__global__ __launch_bounds__(256) void ft_bn_apply_kernel(const float* __restrict__ y, const float* __restrict__ mean,
                                                          const float* __restrict__ rstd,
                                                          const float* __restrict__ gamma,
                                                          const float* __restrict__ beta,
                                                          const float* __restrict__ residual, float* __restrict__ out,
                                                          int B, int Tbuf, int Tout, int C) {
  long idx = (long)blockIdx.x * blockDim.x + threadIdx.x;
  long total = (long)B * Tout * C;
  if (idx >= total) return;
  int c = (int)(idx % C);
  long row = idx / C;
  int b = (int)(row / Tout), t = (int)(row - (long)b * Tout);
  float v = y[((long)b * Tbuf + t) * C + c];
  float o = (v - mean[c]) * rstd[c] * gamma[c] + beta[c];
  if (residual) o += residual[idx];
  out[idx] = o;
}

__global__ __launch_bounds__(256) void ft_bn_bwd_apply_kernel(const float* __restrict__ dout, const float* __restrict__ y,
                                                              const float* __restrict__ mean,
                                                              const float* __restrict__ rstd,
                                                              const float* __restrict__ gamma,
                                                              const float* __restrict__ dgamma,
                                                              const float* __restrict__ dbeta, float* __restrict__ dy,
                                                              int B, int Tbuf, int Tout, int C, int group, int relu) {
  long idx = (long)blockIdx.x * blockDim.x + threadIdx.x;
  long total = (long)B * Tbuf * C;
  if (idx >= total) return;
  int c = (int)(idx % C);
  long row = idx / C;
  int b = (int)(row / Tbuf), t = (int)(row - (long)b * Tbuf);
  int tv = tvalid_of(c, Tbuf, group);
  float r = 0.f;
  if (t < tv) {
    float v = y[idx];
    float g = t < Tout ? dout[((long)b * Tout + t) * C + c] : 0.f;
    float inv_n = 1.0f / ((float)B * (float)tv);
    float xh = (v - mean[c]) * rstd[c];
    r = gamma[c] * rstd[c] * (g - dbeta[c] * inv_n - xh * dgamma[c] * inv_n);
    if (relu && !(v > 0.f)) r = 0.f;
  }
  dy[idx] = r;
}

__global__ __launch_bounds__(256) void ft_bn_apply4_kernel(const float4* __restrict__ y, const float4* __restrict__ mean,
                                                           const float4* __restrict__ rstd,
                                                           const float4* __restrict__ gamma,
                                                           const float4* __restrict__ beta,
                                                           const float4* __restrict__ residual, float4* __restrict__ out,
                                                           long total4, int Tbuf, int Tout, int C4) {
  const long idx = (long)blockIdx.x * blockDim.x + threadIdx.x;
  if (idx >= total4) return;
  const int c = (int)(idx % C4);
  const long row = idx / C4;
  const int b = (int)(row / Tout), t = (int)(row - (long)b * Tout);
  const float4 v = y[((long)b * Tbuf + t) * C4 + c];
  const float4 mu = mean[c], rs = rstd[c], ga = gamma[c], be = beta[c];
  float4 o;
  o.x = (v.x - mu.x) * rs.x * ga.x + be.x;
  o.y = (v.y - mu.y) * rs.y * ga.y + be.y;
  o.z = (v.z - mu.z) * rs.z * ga.z + be.z;
  o.w = (v.w - mu.w) * rs.w * ga.w + be.w;
  if (residual) {
    const float4 r = residual[idx];
    o.x += r.x; o.y += r.y; o.z += r.z; o.w += r.w;
  }
  out[idx] = o;
}

__global__ __launch_bounds__(256) void ft_bn_apply_pool4_kernel(const float* __restrict__ y, const float* __restrict__ mean,
                                                                const float* __restrict__ rstd,
                                                                const float* __restrict__ gamma,
                                                                const float* __restrict__ beta, float4* __restrict__ out,
                                                                long total4, int Tbuf, int Tout, int C) {
  const long idx = (long)blockIdx.x * blockDim.x + threadIdx.x;
  if (idx >= total4) return;
  const int C4 = C / 4;
  const int c = (int)(idx % C4) * 4;
  const long row = idx / C4;
  const int b = (int)(row / Tout), t = (int)(row - (long)b * Tout);
  BnAff4 a;
  a.mu = *reinterpret_cast<const float4*>(mean + c);
  a.rs = *reinterpret_cast<const float4*>(rstd + c);
  a.ga = *reinterpret_cast<const float4*>(gamma + c);
  a.be = *reinterpret_cast<const float4*>(beta + c);
  const float* yrow = y + ((long)b * Tbuf + t) * C + c;
  float4 z = bn_z4(*reinterpret_cast<const float4*>(yrow), a);
  if (t > 0) {
    const float4 p = bn_z4(*reinterpret_cast<const float4*>(yrow - C), a);
    z.x = z.x > p.x ? z.x : p.x;
    z.y = z.y > p.y ? z.y : p.y;
    z.z = z.z > p.z ? z.z : p.z;
    z.w = z.w > p.w ? z.w : p.w;
  }
  out[idx] = z;
}

template <bool POOL>
__global__ __launch_bounds__(256) void ft_bn_bwd_apply4_kernel(const float4* __restrict__ dout, const float4* __restrict__ y,
                                                               const float4* __restrict__ mean,
                                                               const float4* __restrict__ rstd,
                                                               const float4* __restrict__ gamma,
                                                               const float4* __restrict__ dgamma,
                                                               const float4* __restrict__ dbeta, float4* __restrict__ dy,
                                                               long total4, int B, int Tbuf, int Tout, int C4, int group,
                                                               int relu, const float4* __restrict__ beta = nullptr) {
  const long idx = (long)blockIdx.x * blockDim.x + threadIdx.x;
  if (idx >= total4) return;
  const int c = (int)(idx % C4);
  const long row = idx / C4;
  const int b = (int)(row / Tbuf), t = (int)(row - (long)b * Tbuf);
  const int tv = tvalid_of(4 * c, Tbuf, group);
  float4 r = make_float4(0.f, 0.f, 0.f, 0.f);
  if (t < tv) {
    const float4 v = y[idx];
    const float4 mu = mean[c], rs = rstd[c], ga = gamma[c], dg = dgamma[c], db = dbeta[c];
    float4 g = make_float4(0.f, 0.f, 0.f, 0.f);
    if (t < Tout) {
      if constexpr (POOL) {
        BnAff4 a;
        a.mu = mu; a.rs = rs; a.ga = ga; a.be = beta[c];
        g = pool_grad4(reinterpret_cast<const float*>(y + idx), reinterpret_cast<const float*>(dout + ((long)b * Tout + t) * C4 + c),
                       v, t, Tout, 4 * C4, a);
      } else {
        g = dout[((long)b * Tout + t) * C4 + c];
      }
    }
    const float inv_n = 1.0f / ((float)B * (float)tv);
#define FT_BN_BWD1(f)                                                                \
  {                                                                                  \
    const float xh = (v.f - mu.f) * rs.f;                                            \
    r.f = ga.f * rs.f * (g.f - db.f * inv_n - xh * dg.f * inv_n);                    \
    if (relu && !(v.f > 0.f)) r.f = 0.f;                                             \
  }
    FT_BN_BWD1(x) FT_BN_BWD1(y) FT_BN_BWD1(z) FT_BN_BWD1(w)
#undef FT_BN_BWD1
  }
  dy[idx] = r;
}

__global__ void ft_bn_fold_kernel(const float* gamma, const float* beta, const float* rm, const float* rv, float eps,
                                  float* scale, float* shift, int C) {
  int c = blockIdx.x * blockDim.x + threadIdx.x;
  if (c >= C) return;
  float s = gamma[c] / sqrtf(rv[c] + eps);
  scale[c] = s;
  shift[c] = beta[c] - rm[c] * s;
}

template <typename... P>
bool all16(P... ptrs) {
  return (((uintptr_t)(const void*)ptrs % 16 == 0) && ...);
}

constexpr int CSB_MAX = 16;
struct ColsumBatch {
  const float* x[CSB_MAX];
  float* out[CSB_MAX];
  long ld[CSB_MAX], ws_off[CSB_MAX];
  int C[CSB_MAX], nchunks[CSB_MAX], rpc[CSB_MAX];
  int tile64[CSB_MAX + 1], tile32[CSB_MAX + 1];
  int n;
  long rows;
};

__global__ __launch_bounds__(256) void ft_colsum_batch_partial_kernel(ColsumBatch b, double* __restrict__ ws) {
  int t = 0;
  while (t + 1 < b.n && (int)blockIdx.x >= b.tile64[t + 1]) ++t;
  if ((int)blockIdx.y >= b.nchunks[t]) return;
  const float* __restrict__ x = b.x[t];
  const long ldx = b.ld[t];
  const int C = b.C[t];
  double* __restrict__ partial = ws + b.ws_off[t];
  __shared__ double red[16][65];
  const int cq = threadIdx.x & 15, rl = threadIdx.x >> 4;
  const int tile = blockIdx.x - b.tile64[t];
  const int c = tile * 64 + cq * 4;
  const long r0 = (long)blockIdx.y * b.rpc[t];
  long r1 = r0 + b.rpc[t];
  if (r1 > b.rows) r1 = b.rows;
  double s[4] = {0.0, 0.0, 0.0, 0.0};
  if (c < C) {
    for (long r = r0 + rl; r < r1; r += 64) {
      float4 v[4];
#pragma unroll
      for (int u = 0; u < 4; ++u) {
        const long rr = r + 16 * u;
        v[u] = rr < r1 ? *reinterpret_cast<const float4*>(x + rr * ldx + c) : make_float4(0.f, 0.f, 0.f, 0.f);
      }
#pragma unroll
      for (int u = 0; u < 4; ++u) {
        s[0] += (double)v[u].x;
        s[1] += (double)v[u].y;
        s[2] += (double)v[u].z;
        s[3] += (double)v[u].w;
      }
    }
  }
#pragma unroll
  for (int e = 0; e < 4; ++e) red[rl][cq * 4 + e] = s[e];
  __syncthreads();
  if (threadIdx.x < 64) {
    const int cc = tile * 64 + threadIdx.x;
    if (cc < C) {
      double a = 0.0;
#pragma unroll
      for (int i = 0; i < 16; ++i) a += red[i][threadIdx.x];
      partial[((long)blockIdx.y * C + cc) * 2] = a;
      partial[((long)blockIdx.y * C + cc) * 2 + 1] = 0.0;
    }
  }
}

__global__ __launch_bounds__(256) void ft_colsum_batch_finalize_kernel(ColsumBatch b, const double* __restrict__ ws) {
  int t = 0;
  while (t + 1 < b.n && (int)blockIdx.x >= b.tile32[t + 1]) ++t;
  __shared__ double sh[32][FIN_PARTS][2];
  const int slot = threadIdx.x >> 3, part = threadIdx.x & 7;
  const int c = (blockIdx.x - b.tile32[t]) * 32 + slot;
  double s0, s1;
  sum_partials(ws + b.ws_off[t], b.nchunks[t], b.C[t], c, part, sh, slot, s0, s1);
  if (part != 0 || c >= b.C[t]) return;
  b.out[t][c] = (float)s0;
}

struct ChunkPlan {
  int nchunks, rows_per_chunk;
};
ChunkPlan plan_chunks(long rows, int C) {
  int cb = ft_cdiv(C, 64);
  long want = 1024 / (cb > 0 ? cb : 1);
  if (want < 16) want = 16;
  if (want > 64) want = 64;
  long maxc = (rows + 63) / 64;
  if (maxc < 1) maxc = 1;
  long n = want < maxc ? want : maxc;
  if (n > 65535) n = 65535;
  long rpc = (rows + n - 1) / n;
  rpc = ((rpc + 3) / 4) * 4;
  if (rpc < 4) rpc = 4;
  n = (rows + rpc - 1) / rpc;
  if (n < 1) n = 1;
  ChunkPlan p = {(int)n, (int)rpc};
  return p;
}

}

int ft_bn_stat_partials(const float* y, int B, int Tbuf, int C, int group, double* partial, hipStream_t s) {
  ChunkPlan p = plan_chunks((long)B * Tbuf, C);
  if (C % 4 == 0 && (group == 0 || group % 4 == 0) && all16(y))
    hipLaunchKernelGGL(ft_col_partial4_kernel<0>, dim3(ft_cdiv(C, 64), p.nchunks), dim3(256), 0, s, y, nullptr, nullptr,
                       nullptr, B, Tbuf, Tbuf, C, group, p.rows_per_chunk, partial);
  else
    hipLaunchKernelGGL(ft_col_partial_kernel<0>, dim3(ft_cdiv(C, 64), p.nchunks), dim3(256), 0, s, y, (long)C, nullptr,
                       nullptr, nullptr, B, Tbuf, Tbuf, C, group, p.rows_per_chunk, partial);
  return p.nchunks;
}

extern "C" {

size_t ft_bn_workspace(int B, int Tbuf, int C);

size_t ft_conv_stats_workspace(int B, int Tbuf, int C) {
  const size_t tiles = (size_t)ft_cdiv((long)B * Tbuf, 128) * C * 2 * sizeof(double);
  const size_t chunks = ft_bn_workspace(B, Tbuf, C);
  return tiles > chunks ? tiles : chunks;
}

int ft_bn_train_from_partials(const double* partial, int nchunks, const float* y, const float* gamma, const float* beta,
                              const float* residual, float* out, float* running_mean, float* running_var,
                              long* num_batches_tracked, float* save_mean, float* save_rstd, int B, int Tbuf, int Tout,
                              int C, int group, float momentum, float eps, void* stream) {
  FT_REQUIRE(B > 0 && Tbuf > 0 && C > 0 && Tout <= Tbuf && nchunks >= 1, "bn_train_from_partials: bad dims");
  hipStream_t s = (hipStream_t)stream;
  hipLaunchKernelGGL(ft_bn_finalize_kernel, dim3(ft_cdiv(C, 32)), dim3(256), 0, s, partial, nchunks, B, Tbuf, C, group,
                     momentum, eps, running_mean, running_var, num_batches_tracked, save_mean, save_rstd);
  if (out && Tout > 0) {
    long total = (long)B * Tout * C;
    if (C % 4 == 0 && all16(y, save_mean, save_rstd, gamma, beta, residual, out))
      hipLaunchKernelGGL(ft_bn_apply4_kernel, dim3(ft_cdiv(total / 4, 256)), dim3(256), 0, s, (const float4*)y,
                         (const float4*)save_mean, (const float4*)save_rstd, (const float4*)gamma, (const float4*)beta,
                         (const float4*)residual, (float4*)out, total / 4, Tbuf, Tout, C / 4);
    else
      hipLaunchKernelGGL(ft_bn_apply_kernel, dim3(ft_cdiv(total, 256)), dim3(256), 0, s, y, save_mean, save_rstd, gamma,
                         beta, residual, out, B, Tbuf, Tout, C);
  }
  return ft_check_launch("bn_train_from_partials");
}

size_t ft_bn_workspace(int B, int Tbuf, int C) {
  ChunkPlan p = plan_chunks((long)B * Tbuf, C);
  return (size_t)p.nchunks * C * 2 * sizeof(double);
}

int ft_bn_train_fwd(const float* y, const float* gamma, const float* beta, const float* residual, float* out,
                    float* running_mean, float* running_var, long* num_batches_tracked, float* save_mean,
                    float* save_rstd, int B, int Tbuf, int Tout, int C, int group, float momentum, float eps,
                    void* workspace, size_t workspace_bytes, void* stream) {
  FT_REQUIRE(B > 0 && Tbuf > 0 && C > 0 && Tout <= Tbuf, "bn_train_fwd: bad dims");
  FT_REQUIRE(workspace && workspace_bytes >= ft_bn_workspace(B, Tbuf, C), "bn_train_fwd: workspace too small");
  hipStream_t s = (hipStream_t)stream;
  ChunkPlan p = plan_chunks((long)B * Tbuf, C);
  if (C % 4 == 0 && (group == 0 || group % 4 == 0) && all16(y))
    hipLaunchKernelGGL(ft_col_partial4_kernel<0>, dim3(ft_cdiv(C, 64), p.nchunks), dim3(256), 0, s, y, nullptr, nullptr,
                       nullptr, B, Tbuf, Tout, C, group, p.rows_per_chunk, (double*)workspace);
  else
    hipLaunchKernelGGL(ft_col_partial_kernel<0>, dim3(ft_cdiv(C, 64), p.nchunks), dim3(256), 0, s, y, (long)C, nullptr,
                       nullptr, nullptr, B, Tbuf, Tout, C, group, p.rows_per_chunk, (double*)workspace);
  hipLaunchKernelGGL(ft_bn_finalize_kernel, dim3(ft_cdiv(C, 32)), dim3(256), 0, s, (const double*)workspace,
                     p.nchunks, B, Tbuf, C, group, momentum, eps, running_mean, running_var, num_batches_tracked,
                     save_mean, save_rstd);
  if (out && Tout > 0) {
    long total = (long)B * Tout * C;
    if (C % 4 == 0 && all16(y, save_mean, save_rstd, gamma, beta, residual, out))
      hipLaunchKernelGGL(ft_bn_apply4_kernel, dim3(ft_cdiv(total / 4, 256)), dim3(256), 0, s, (const float4*)y,
                         (const float4*)save_mean, (const float4*)save_rstd, (const float4*)gamma, (const float4*)beta,
                         (const float4*)residual, (float4*)out, total / 4, Tbuf, Tout, C / 4);
    else
      hipLaunchKernelGGL(ft_bn_apply_kernel, dim3(ft_cdiv(total, 256)), dim3(256), 0, s, y, save_mean, save_rstd, gamma,
                         beta, residual, out, B, Tbuf, Tout, C);
  }
  return ft_check_launch("bn_train_fwd");
}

■ **EXERCISE DETAILS**:
In the entries above, find the line holding "while (t + 1 < b.n && (int)blockIdx.x >= b.tile32[t" and the line holding "if (part != 0 || c >= b.C[t]) return;", then retype exactly those two lines and every line between them, and nothing else.

■ **YOUR RESPONSE**:
  while (t + 1 < b.n && (int)blockIdx.x >= b.tile32[t + 1]) ++t;
  __shared__ double sh[32][FIN_PARTS][2];
  const int slot = threadIdx.x >> 3, part = threadIdx.x & 7;
  const int c = (blockIdx.x - b.tile32[t]) * 32 + slot;
  double s0, s1;
  sum_partials(ws + b.ws_off[t], b.nchunks[t], b.C[t], c, part, sh, slot, s0, s1);
  if (part != 0 || c >= b.C[t]) return;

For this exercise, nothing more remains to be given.